[Stored data entries]

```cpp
template <class Model, class Place, bool IMPLICIT = false>
__global__ void __launch_bounds__(Place::T) __attribute__((amdgpu_waves_per_eu(Place::kWavesPerEu)))
map_score_kernel(const BatchArgs ) {
    constexpr bool JACOBI = place_is_jacobi<Place>::value;
    static_assert(!JACOBI || (IMPLICIT && !Model::kStencil), "the preconditioned loop is the implicit branch's, for the elementwise models");
    extern __shared__ __attribute__((aligned(16))) unsigned char smem[];
    constexpr int T = Place::T;
    double* red = reinterpret_cast<double*>(smem);
    double* shs = red + 2 * (T / 64) * 8;
    int* ticket = reinterpret_cast<int*>(shs + 40);
    double* args_lds = shs + 42;
    const int tid = threadIdx.x;
#ifdef MUSE_STAMPS
    unsigned long long t_entry;
    asm volatile("s_memtime %0\n\ts_waitcnt lgkmcnt(0)" : "=s"(t_entry)::"memory");
#endif
    {
        kernarg_ptr kp = (kernarg_ptr)__builtin_amdgcn_kernarg_segment_ptr();
        uint32_t* dst = reinterpret_cast<uint32_t*>(args_lds);
        for (int w = tid; w < (int)(kArgsHeadBytes / 4); w += T) dst[w] = kp[w];
        if (tid == 0) ticket[2] = 0;
    }
    __syncthreads();
    const BatchArgs& a = *reinterpret_cast<const BatchArgs*>(args_lds);
    double* exch = args_lds + kArgsDoubles;
    double* lds_x = exch + (Place::kCluster ? kMaxCluster * 8 : 0);
    double* lds_g = lds_x + a.ld + 2;
    const bool wave0 = (__builtin_amdgcn_readfirstlane(tid) >> 6) == 0;
    auto clock_stamp = [&](int k) {
        if (a.clock_out && blockIdx.x == 0 && wave0) {
            unsigned long long t0, t1;
            asm volatile("s_memtime %0\n\ts_memrealtime %1\n\ts_waitcnt lgkmcnt(0)" : "=s"(t0), "=s"(t1)::"memory");
            a.clock_out[2 * k] = t0;
            a.clock_out[2 * k + 1] = t1;
        }
    };
    clock_stamp(0);
    if constexpr (Place::kXgLds) {
        if (tid == 0) {
            lds_x[a.ld] = 0.0;
            lds_g[a.ld] = 0.0;
            lds_x[a.ld + 1] = 0.0;
            lds_g[a.ld + 1] = 0.0;
            if (a.N < a.ld) {
                lds_x[a.N] = 0.0;
                lds_g[a.N] = 0.0;
            }
        }
    }
    if constexpr (Place::kCluster) {
        const int csize = a.csize;
        const int cluster = a.xcd_local ? ((int)(blockIdx.x >> 3) / csize) * 8 + (int)(blockIdx.x & 7) : (int)blockIdx.x / csize;
        const int crank = a.xcd_local ? (int)(blockIdx.x >> 3) % csize : (int)blockIdx.x % csize;
        double* cl_scratch = a.scratch + (int64_t)cluster * a.scratch_stride;
        Solver<Model, Place> sv(a, tid, red, shs);
        sv.crank = crank;
        sv.csize = csize;
        sv.tfirst = crank * T + tid;
        sv.pstride = csize * T;
        sv.pack_blocks();
        sv.cl_part = a.cl_part + (size_t)cluster * kClusterSlotDoubles;
        sv.exch = exch;
        sv.cl_epoch = a.cl_state[cluster];
        int nth = 0;
#ifdef MUSE_STAMPS
        if (tid == 0 && a.stamps && cluster < a.nproblems) a.stamps[(size_t)cluster * 16 + 8] = t_entry;
#endif
        for (int p = cluster; p < a.nproblems; p += a.nclusters, ++nth) {
            sv.bufsel = nth & 1;
            sv.next_p = p + a.nclusters < a.nproblems ? p + a.nclusters : -1;
            sv.parity = 0;
            wg_barrier<!Model::kStencil>();
            load_problem_theta<!Model::kStencil>(a, args_lds, p, tid);
            if constexpr (IMPLICIT && Model::kPair) sv.template run_implicit_pair<JACOBI>(p, cl_scratch, lds_x, lds_g);
            else if constexpr (IMPLICIT) sv.template run_implicit<JACOBI>(p, cl_scratch, lds_x, lds_g);
            else sv.run(p, cl_scratch, lds_x, lds_g);
        }
#ifdef MUSE_STAMPS
        if (cluster < a.nproblems) sv.stamp(cluster + ((a.nproblems - 1 - cluster) / a.nclusters) * a.nclusters, 9);
#endif
        clock_stamp(1);
        if (tid == 0 && crank == 0) {
            a.cl_state[cluster] = sv.cl_epoch;
            if (cluster == 0) a.error_flag[1] = (int)(sv.cl_epoch >> 1);
        }
    } else {
        double* wg_scratch = a.scratch + (int64_t)blockIdx.x * a.scratch_stride;
        unsigned pk0, pk1;
        {
            Solver<Model, Place> s0(a, tid, red, shs);
            s0.pack_blocks();
            pk0 = s0.pk[0];
            pk1 = s0.pk[1];
        }
        int p = (int)blockIdx.x;
        for (;;) {
            int next = 0;
            if (tid == 0) next = atomicAdd(a.work_counter, 1);
#ifdef MUSE_STAMPS
            if (tid == 0 && a.stamps && p < (int)gridDim.x) a.stamps[(size_t)p * 16 + 8] = t_entry;
#endif
            load_problem_theta<!Model::kStencil>(a, args_lds, p, tid);
            {
                Solver<Model, Place> sv(a, tid, red, shs);
                sv.pk[0] = pk0;
                sv.pk[1] = pk1;
                if constexpr (IMPLICIT && Model::kPair) sv.template run_implicit_pair<JACOBI>(p, wg_scratch, lds_x, lds_g);
                else if constexpr (IMPLICIT) sv.template run_implicit<JACOBI>(p, wg_scratch, lds_x, lds_g);
                else sv.run(p, wg_scratch, lds_x, lds_g);
            }
            wg_barrier<!Model::kStencil>();
            if (tid == 0) ticket[0] = next;
            wg_barrier<!Model::kStencil>();
            p = (int)gridDim.x + (__builtin_amdgcn_readfirstlane(ticket[0]) - a.ticket_base);
            if (p >= a.nproblems) break;
        }
        clock_stamp(1);
    }
}

constexpr int kLoopArgsDoubles = (int)((sizeof(LoopArgs) + 7) / 8);
constexpr int kLoopRecDoubles = 7 * kMaxTheta + kMaxTheta * kMaxTheta + 1;
constexpr int kLoopPersistDoubles = kLoopArgsDoubles + kLoopRecDoubles + 3;
enum { STEP_TIMEOUT = 100 };

template <class Place>
struct LoopLds {
    BatchArgs* a;
    double *red, *shs, *lds_x, *lds_g, *persist, *stepbuf, *rec;
    LoopArgs* L;
    int* flags;
    unsigned long long* t_prev;
    __device__ __forceinline__ LoopLds(unsigned char* smem) {
        unsigned z = 0;
        asm volatile("" : "+s"(z));
        red = reinterpret_cast<double*>(smem + z);
        shs = red + 2 * (Place::T / 64) * 8;
        double* args_lds = shs + 42;
        a = reinterpret_cast<BatchArgs*>(args_lds);
        lds_x = args_lds + kArgsDoubles;
        lds_g = lds_x + a->ld + 2;
        persist = Place::kXgLds ? lds_g + a->ld + 2 : lds_x;
        stepbuf = Place::kXgLds ? lds_x : persist + kLoopPersistDoubles;
        L = reinterpret_cast<LoopArgs*>(persist);
        rec = persist + kLoopArgsDoubles;
        flags = reinterpret_cast<int*>(rec + kLoopRecDoubles);
        t_prev = reinterpret_cast<unsigned long long*>(rec + kLoopRecDoubles + 2);
    }
};

#if defined(MUSE_USER_MODEL_HEADER) && defined(MUSE_MODEL_PAIR)
__device__ __forceinline__ void pair_theta_update(int lane, int nt, const int64_t* bnd, const double* th, MapTheta& m) {
    const int K = nt >> 1;
    if (lane < K) {
        double cf[4] = {0.0, 0.0, 0.0, 0.0};
        (void)muse_model_coefs(th[lane], th[K + lane], cf);
        m.t.theta[lane] = th[lane];
        m.t.theta[K + lane] = th[K + lane];
        double* rec = &m.t.sd[0] + 4 * lane;
        rec[0] = cf[0];
        rec[1] = cf[1];
        rec[2] = cf[2];
        rec[3] = cf[3];
    } else if (lane < kMaxTheta / 2) {
        double* rec = &m.t.sd[0] + 4 * lane;
        rec[0] = rec[1] = rec[2] = rec[3] = 0.0;
    }
    if (lane >= 2 * K && lane < kMaxTheta) m.t.theta[lane] = 0.0;
    if (lane == kMaxTheta) {
        double cst = 0.0;
        for (int k = 0; k < K; ++k) {
            double cf[4] = {0.0, 0.0, 0.0, 0.0};
            const double C = muse_model_coefs(th[k], th[K + k], cf);
            cst += (double)(bnd[k + 1] - bnd[k]) * C;
        }
        m.f_const = cst;
        m.pad_ = 0.0;
    }
}
#endif

template <class Model, class Place>
__global__ void __launch_bounds__(Place::T) __attribute__((amdgpu_waves_per_eu(Place::kWavesPerEu)))
muse_loop_kernel(const BatchArgs , const LoopArgs ) {
    static_assert(!Place::kCluster, "one workgroup per element");
    extern __shared__ __attribute__((aligned(16))) unsigned char smem[];
    constexpr int T = Place::T, NW = T / 64;
    const int tid = threadIdx.x;
    {
        kernarg_ptr kp = (kernarg_ptr)__builtin_amdgcn_kernarg_segment_ptr();
        uint32_t* dst = reinterpret_cast<uint32_t*>(reinterpret_cast<double*>(smem) + 2 * (T / 64) * 8 + 42);
        for (int w = tid; w < (int)(kArgsHeadBytes / 4); w += T) dst[w] = kp[w];
    }
    __syncthreads();
    {
        LoopLds<Place> m(smem);
        kernarg_ptr kp = (kernarg_ptr)__builtin_amdgcn_kernarg_segment_ptr();
        uint32_t* dst = reinterpret_cast<uint32_t*>(m.persist);
        for (int w = tid; w < (int)(sizeof(LoopArgs) / 4); w += T) dst[w] = kp[sizeof(BatchArgs) / 4 + w];
        if (tid == 0) {
            unsigned long long now;
            asm volatile("s_memrealtime %0\n\ts_waitcnt lgkmcnt(0)" : "=s"(now)::"memory");
            *m.t_prev = now;
            m.flags[0] = m.flags[1] = m.flags[2] = 0;
        }
    }
    unsigned pk0, pk1;
    {
        LoopLds<Place> m(smem);
        Solver<Model, Place> s0(*m.a, tid, m.red, m.shs);
        s0.pack_blocks();
        pk0 = s0.pk[0];
        pk1 = s0.pk[1];
    }
    const bool solving = ((kernarg_ptr)__builtin_amdgcn_kernarg_segment_ptr())[(sizeof(BatchArgs) + offsetof(LoopArgs, stepper_solves)) / 4] != 0;
    const int stepper_id = (int)gridDim.x - 1;
    const int nworkers = solving ? (int)gridDim.x : (int)gridDim.x - 1;
    const bool stepper = (int)blockIdx.x == stepper_id;
    Prefetch<Place::EPT> pf;
    pf.p = -1;
    pf.have_n1 = pf.have_n2 = pf.have_x = pf.have_xg = pf.g_pending = false;
    typename Place::VZ zkeep;
    zkeep.clear();
    typedef __attribute__((address_space(1))) unsigned long long gu64;
#ifdef MUSE_STAMPS
    auto loop_stamp = [&](int k) {
        LoopLds<Place> m(smem);
        const int b = (int)blockIdx.x, row = b == stepper_id ? 2 : (b == 0 ? 0 : (b == stepper_id / 2 ? 1 : -1));
        if (tid == 0 && m.a->stamps && row >= 0) {
            unsigned long long t;
            asm volatile("s_memrealtime %0\n\ts_waitcnt lgkmcnt(0)" : "=s"(t)::"memory");
            m.a->stamps[(size_t)(m.a->nproblems + row) * 16 + k] = t;
        }
    };
#else
    auto loop_stamp = [](int) {};
#endif
    auto iteration_setup = [&](int it) {
        LoopLds<Place> m(smem);
        BatchArgs& a = *m.a;
        const LoopArgs& L = *m.L;
        a.z0_mode = (it > 1 || L.z0_warm) ? Z0_WARM : Z0_ZERO;
        if (it > 1 && a.ncache) a.ncache_mode = 2;
        a.scores = L.scores_out + (int64_t)(it - 1) * L.scores_stride;
        a.info = L.info_out + (int64_t)(it - 1) * L.info_stride;
        a.gran_tag = L.tag_base + (unsigned)it;
        if constexpr (Place::kXgLds) {
            m.lds_x[a.ld] = 0.0;
            m.lds_g[a.ld] = 0.0;
            m.lds_x[a.ld + 1] = 0.0;
            m.lds_g[a.ld + 1] = 0.0;
            if (a.N < a.ld && pf.p < 0) {
                m.lds_x[a.N] = 0.0;
                m.lds_g[a.N] = 0.0;
            }
        }
    };
    if (!stepper) {
    for (int iter = 1;; ++iter) {
        int err = STEP_OK, converged = 0;
        if (iter == 1 && tid == 0) iteration_setup(1);
        __syncthreads();
        {
            loop_stamp(0);
            {
                LoopLds<Place> m(smem);
                const BatchArgs& a = *m.a;
// ... 603 lines not shown
```

museinference.jl_amd/csrc/muse_engine.cpp:

```cpp
#include <hip/hip_runtime.h>
#include <math.h>
#include <stdint.h>
#include <stdio.h>
#include <stdlib.h>
#include <string.h>

#include <chrono>
#include <string>
#include <thread>
#include <utility>
#include <vector>

#include "../../include/muse_hip.h"
#include "args.hpp"
#include "host_loop.h"
#include "switches.hpp"
#include "user_model.hpp"

using namespace muse;

#if defined(__x86_64__) || defined(__i386__)
#define MUSE_CPU_RELAX() __builtin_ia32_pause()
#elif defined(__aarch64__)
#define MUSE_CPU_RELAX() asm volatile("yield" ::: "memory")
// ... 188 lines not shown
    if (pl == P_R512x10) fixed += (size_t)2 * (c->ld + 2) * sizeof(double);
    return fixed;
}
static int64_t place_scratch_vectors(int pl) {
    return (pl == P_S256 || pl == P_S512) ? 4 + 2 * kM + 1 : pl == P_C256 ? 4 + 2 * kM + 1 + 2 : 2 * kM;
}

static int ensure_zhat(muse_ctx* c, int64_t slots) {
    if (slots <= c->lane->zhat_slots) return MUSE_OK;
    double* nz = nullptr;
    if (hipMalloc(&nz, (size_t)slots * c->ld * sizeof(double)) != hipSuccess)
        return fail(MUSE_ERR_ALLOC, "hipMalloc(zhat) failed");
    HIPCHK(hipMemsetAsync(nz, 0, (size_t)slots * c->ld * sizeof(double), c->lane->stream));
    if (c->lane->zhat) {
        HIPCHK(hipMemcpyAsync(nz, c->lane->zhat, (size_t)c->lane->zhat_slots * c->ld * sizeof(double), hipMemcpyDeviceToDevice,
                              c->lane->stream));
        HIPCHK(hipStreamSynchronize(c->lane->stream));
        HIPCHK(hipFree(c->lane->zhat));
    }
    c->lane->zhat = nz;
    c->lane->zhat_slots = slots;
    return MUSE_OK;
}
static int ensure_scratch(muse_ctx* c, size_t doubles) {
    if (doubles <= c->lane->scratch_doubles) return MUSE_OK;
    HIPCHK(hipStreamSynchronize(c->lane->stream));
    if (c->lane->scratch) HIPCHK(hipFree(c->lane->scratch));
    c->lane->scratch = nullptr;
    c->lane->scratch_doubles = 0;
    if (hipMalloc(&c->lane->scratch, doubles * sizeof(double)) != hipSuccess)
        return fail(MUSE_ERR_ALLOC, "hipMalloc(scratch) failed");
    c->lane->scratch_doubles = doubles;
    return MUSE_OK;
}
static bool ensure_ncache(muse_ctx* c, int64_t slots) {
    if (!ncache_applies(c)) return false;
    if (slots <= c->ncache_slots) return true;
    if (hipStreamSynchronize(c->lane->stream) != hipSuccess) return false;
    if (c->ncache) hipFree(c->ncache);
    c->ncache = nullptr;
    c->ncache_slots = 0;
    c->nc_count = 0;
    if (hipMalloc(&c->ncache, (size_t)slots * 2 * c->ld * sizeof(double)) != hipSuccess) {
        (void)hipGetLastError();
        static bool warned = false;
        if (!warned) {
            fprintf(stderr, "[libmuse_hip] normals cache of %lld slots not allocated: simulations are re-drawn by the generator\n",
                    (long long)slots);
            warned = true;
        }
        return false;
    }
    c->ncache_slots = slots;
    return true;
}
static size_t result_bytes(const muse_ctx* c, int64_t cap) {
    return (size_t)cap * (size_t)c->ntheta * sizeof(double) + (size_t)cap * sizeof(muse_info);
}
static bool ncache_holds(const muse_ctx* c, uint64_t seed, int64_t sim0, int64_t count) {
    return c->ncache && c->nc_count > 0 && c->nc_seed == seed && sim0 >= c->nc_sim0 && sim0 + count <= c->nc_sim0 + c->nc_count;
}
static int ensure_results(muse_ctx* c, int area, int64_t n) {
    if (n <= c->res_cap[area]) return MUSE_OK;
    HIPCHK(hipStreamSynchronize(c->lane->stream));
    if (c->scores_pin[area]) HIPCHK(hipHostFree(c->scores_pin[area]));
    const int64_t cap = n + n / 2 + 16;
    HIPCHK(hipHostMalloc(&c->scores_pin[area], result_bytes(c, cap), hipHostMallocDefault));
    c->info_pin[area] = reinterpret_cast<muse_info*>(c->scores_pin[area] + cap * c->ntheta);
    c->scores_dev[area] = c->scores_pin[area];
    c->info_dev[area] = c->info_pin[area];
    c->res_cap[area] = cap;
    return MUSE_OK;
}

static void common_args(const muse_ctx* c, BatchArgs& a, int64_t stamp_rows) {
    a.N = c->N;
    a.ld = c->ld;
    a.ntheta = c->ntheta;
    for (int k = 0; k <= kMaxTheta; ++k) {
        a.bnd[k] = c->bnd[k];
        a.bnd32[k] = k < nblocks_of(c->ntheta) ? (int)c->bnd[k] : 0x7fffffff;
    }
    a.x_data = c->x_data;
    if (!a.zhat) a.zhat = c->lane->zhat;
    a.work_counter = c->lane->counter;
    if (a.nmaps <= 1) {
        a.nmaps = 1;
        a.n_per_map = a.nproblems;
        a.map_stride = a.nproblems;
    }
    a.debug = c->debug & 0xffff;
    a.stamps = (c->stamps && stamp_rows <= c->stamps_cap) ? c->stamps : nullptr;
    a.csize = 1;
    a.error_flag = c->lane->error_flag;
}
static void attach_ncache(BatchArgs& a, double* cache, int64_t sim0, int64_t count, int mode) {
    a.ncache = cache;
    a.ncache_sim0 = sim0;
    a.ncache_count = (int)count;
    a.ncache_mode = mode;
}
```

To do
Read through the entries above and copy each line that has the string "memory" in it.

Response area
    asm volatile("s_memtime %0\n\ts_waitcnt lgkmcnt(0)" : "=s"(t_entry)::"memory");
            asm volatile("s_memtime %0\n\ts_memrealtime %1\n\ts_waitcnt lgkmcnt(0)" : "=s"(t0), "=s"(t1)::"memory");
            asm volatile("s_memrealtime %0\n\ts_waitcnt lgkmcnt(0)" : "=s"(now)::"memory");
            asm volatile("s_memrealtime %0\n\ts_waitcnt lgkmcnt(0)" : "=s"(t)::"memory");
#define MUSE_CPU_RELAX() asm volatile("yield" ::: "memory")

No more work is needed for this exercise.